Далеко на севере еще виднелось слабое зарево, обозначавшее место сражения.
Глава 43
Ветер и море несли нас вперед мимо цветущего острова Закинф с его острыми горными пиками, окрашенными зарей в розовый цвет, где недавно базировался флот Соссия.
В моей просторной каюте, почти равной дворцовым покоям – «десятка» очень большой корабль, – Антоний не появлялся. Я не решалась спрашивать, где он проводит ночи. Потом мне доложили, что он, неподвижный, как статуя, сидит на носу корабля. Он оставался там от заката до рассвета, не шевелясь, без еды и питья.
– Тебе нужно пойти к нему, – сказала Хармиона. – Привести его сюда, чтобы он прилег и отдохнул.

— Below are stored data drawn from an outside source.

@@ -93,15 +119,14 @@
 		L.t = L.q + ((max_len + 3) & ~3);
 		L.md = L.t + ((max_len + 3) & ~3);
 	} else {
-		const size_t per_wave = (size_t)2 * (max_len + 2 + ALN_PAD) * 4 + 4 + ((max_len + 3) & ~3) + ((tcap + 3) & ~3) + ALN_ZCAP + ALN_MDCAP + ALN_CIGCAP * 4;
-		uint8_t *base = (uint8_t *)lds_raw + (size_t)wave * per_wave;
+		uint8_t *base = (uint8_t *)lds_raw + (size_t)wave * aln_lds_dp(max_len, tcap, ALN_ZCAP);
 		L.H = (int *)base; L.E = L.H + (max_len + 2 + ALN_PAD);
 		L.dummy = L.E + (max_len + 2 + ALN_PAD);
-		L.cig = (uint32_t *)(L.dummy + 1);
-		L.q = (uint8_t *)(L.cig + ALN_CIGCAP);
+		L.cig = (uint32_t *)L.H;
+		L.q = (uint8_t *)(L.dummy + 1);
 		L.t = L.q + ((max_len + 3) & ~3);
 		L.z = L.t + ((tcap + 3) & ~3);
-		L.md = L.z + ALN_ZCAP;
+		L.md = L.z;
 	}
 
 	AlnReq R = reqs[rq];
@@ -128,9 +153,11 @@
 	const int rlen = (int)rlen64;
 	const bool rev = R.rb >= P.l_pac;
 	const uint8_t *rd = seq + off[R.read];
+#pragma unroll 2
 	for (int j = lane; j < lq; j += 64) L.q[j] = rev ? rd[R.qe - 1 - j] : rd[R.qb + j];
 	{
 		const long long f0 = rev ? (P.l_pac << 1) - R.re : R.rb;
+#pragma unroll 2
 		for (int i = lane; i < rlen; i += 64) {
 			long long f = f0 + i;
 			int b = (pac[f >> 2] >> ((~f & 3) << 1)) & 3;
@@ -138,6 +165,7 @@
 		}
 	}
 	__builtin_amdgcn_wave_barrier();
+	if (!FAST) lap(0);
 
 	const int oe_del = X.o_del + X.e_del, oe_ins = X.o_ins + X.e_ins, e_del = X.e_del, e_ins = X.e_ins;
 	uint32_t plo[5], phi[5];
@@ -171,13 +199,15 @@
 			__builtin_amdgcn_fence(__ATOMIC_ACQUIRE, "wavefront");
 			break;
 		} else {
-			int d_len = rlen - lq; d_len = d_len < 0 ? -d_len : d_len;
-			int w = (gaptab[lq] + d_len + 1) >> 1;
-			w = w < w2 ? w : w2;
-			const int min_w = d_len + 3;
-			w = w > min_w ? w : min_w;
-			const int n_col = lq < 2 * w + 1 ? lq : 2 * w + 1;
+			int w;
+			const int n_col = aln_band(gaptab, lq, rlen, w2, w);
+			if (PROF && it == 0 && lane == 0 && KIND == dp_kind) {
+				const long long area = (long long)n_col * rlen;
+				atomicAdd(&counters[ALN_PROF_NCOL + (n_col <= 7 ? 0 : n_col <= 9 ? 1 : n_col <= 11 ? 2 : n_col <= 16 ? 3 : n_col <= 21 ? 4 : n_col <= 32 ? 5 : 6)], 1ull);
+				atomicAdd(&counters[ALN_PROF_AREA + (area <= aln_zcap_small(max_len) / 2 ? 0 : area <= aln_zcap_small(max_len) ? 1 : 2)], 1ull);
+			}
 			if ((long long)n_col * rlen > ALN_ZCAP) { fallback = true; break; }
+#pragma unroll 1
 			for (int j = lane; j <= lq; j += 64) {
 				L.H[j] = j == 0 ? 0 : (j <= w ? -(X.o_ins + e_ins * j) : ALN_NEG);
 				L.E[j] = ALN_NEG;
@@ -227,7 +257,9 @@
 				if (n_row < 0 && lane == 0) { L.H[end] = hleft0; L.E[end] = ALN_NEG; }
 				__builtin_amdgcn_wave_barrier();
 			}
-			score = L.H[lq];
+			score = __builtin_amdgcn_readfirstlane(L.H[lq]);
+			aln_lds_handover();
+			lap(1);
 			{
 				int which = 0, i = rlen - 1, k = (i + w + 1 < lq ? i + w + 1 : lq) - 1, n = 0;
 				uint32_t cur = 0;
@@ -240,7 +272,16 @@
 					}
 				};
 				while (i >= 0 && k >= 0) {
-					which = __builtin_amdgcn_readfirstlane((int)L.z[(size_t)i * n_col + (k - (i > w ? i - w : 0))]) >> (which << 1) & 3;
+					if (which == 0) {
+						const int ii = i - lane, kk = k - lane;
+						const bool in = ii >= 0 && kk >= 0;
+						const int d = in ? (int)L.z[(size_t)ii * n_col + aln_zcol(ii, kk, w)] : 0;
+						const unsigned long long stop = __ballot(!in || (d & 3) != 0);
+						const int run = stop ? __ffsll((long long)stop) - 1 : 64;
+						if (run) { push(0, (uint32_t)run); i -= run; k -= run; }
+						if (run == 64 || i < 0 || k < 0) continue;
+					}
+					which = __builtin_amdgcn_readfirstlane((int)L.z[(size_t)i * n_col + aln_zcol(i, k, w)]) >> (which << 1) & 3;
 					if (which == 0) { push(0, 1); --i; --k; }
 					else if (which == 1) { push(2, 1); --i; }
 					else { push(1, 1); --k; }
@@ -249,11 +290,12 @@
 				if (k >= 0) push(1, k + 1);
 				if (cur) { if (n < ALN_CIGCAP) { if (lane == 0) L.cig[n] = cur; } else ovf = true; ++n; }
 				if (ovf) { fallback = true; break; }
-				__builtin_amdgcn_wave_barrier();
+				aln_lds_handover();
 				for (int a = lane; a < n / 2; a += 64) { uint32_t x = L.cig[a]; L.cig[a] = L.cig[n - 1 - a]; L.cig[n - 1 - a] = x; }
-				__builtin_amdgcn_wave_barrier();
+				aln_lds_handover();
 				n_cig = n;
 			}
+			lap(2);
 		}
 		if (score == last_sc || w2 == wmax4) break;
 		last_sc = score;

Я считала, что переубедить его у меня не получится. Антоний был публичным человеком, очень любящим общество, и, раз уж теперь он выбрал одиночество, мне не следовало вмешиваться. Однако я пробралась украдкой к корабельному носу, где он сидел, скрестив ноги, уронив руки на колени и уставившись на море. В своем горьком одиночестве Антоний выглядел окаменевшим. Я могла лишь броситься к нему и просить вернуться в каюту, где я попытаюсь его утешить.
У меня во дворце была служанка, сына которой во время купания утащил крокодил. После этого она до конца дней своих носила траурный плащ, а лицо ее так изменилось, что улыбка всегда казалась вымученной. Сейчас Антоний стал похож на нее.
Но ведь он знал о вероятном исходе сражения еще до того, как мы ввязались в дело. Рассуждал, логически растолковывал, как спастись в почти безвыходном положении. По правде говоря, Актий мы потеряли уже четыре месяца назад, когда Агриппа захватил Мефону.
Это не могло стать пятном на репутации Антония-полководца, ведь сухопутной битвы вообще не было. И какой военачальник, кроме одного Александра, не испытывал поражений? Важнее то, что он делал потом.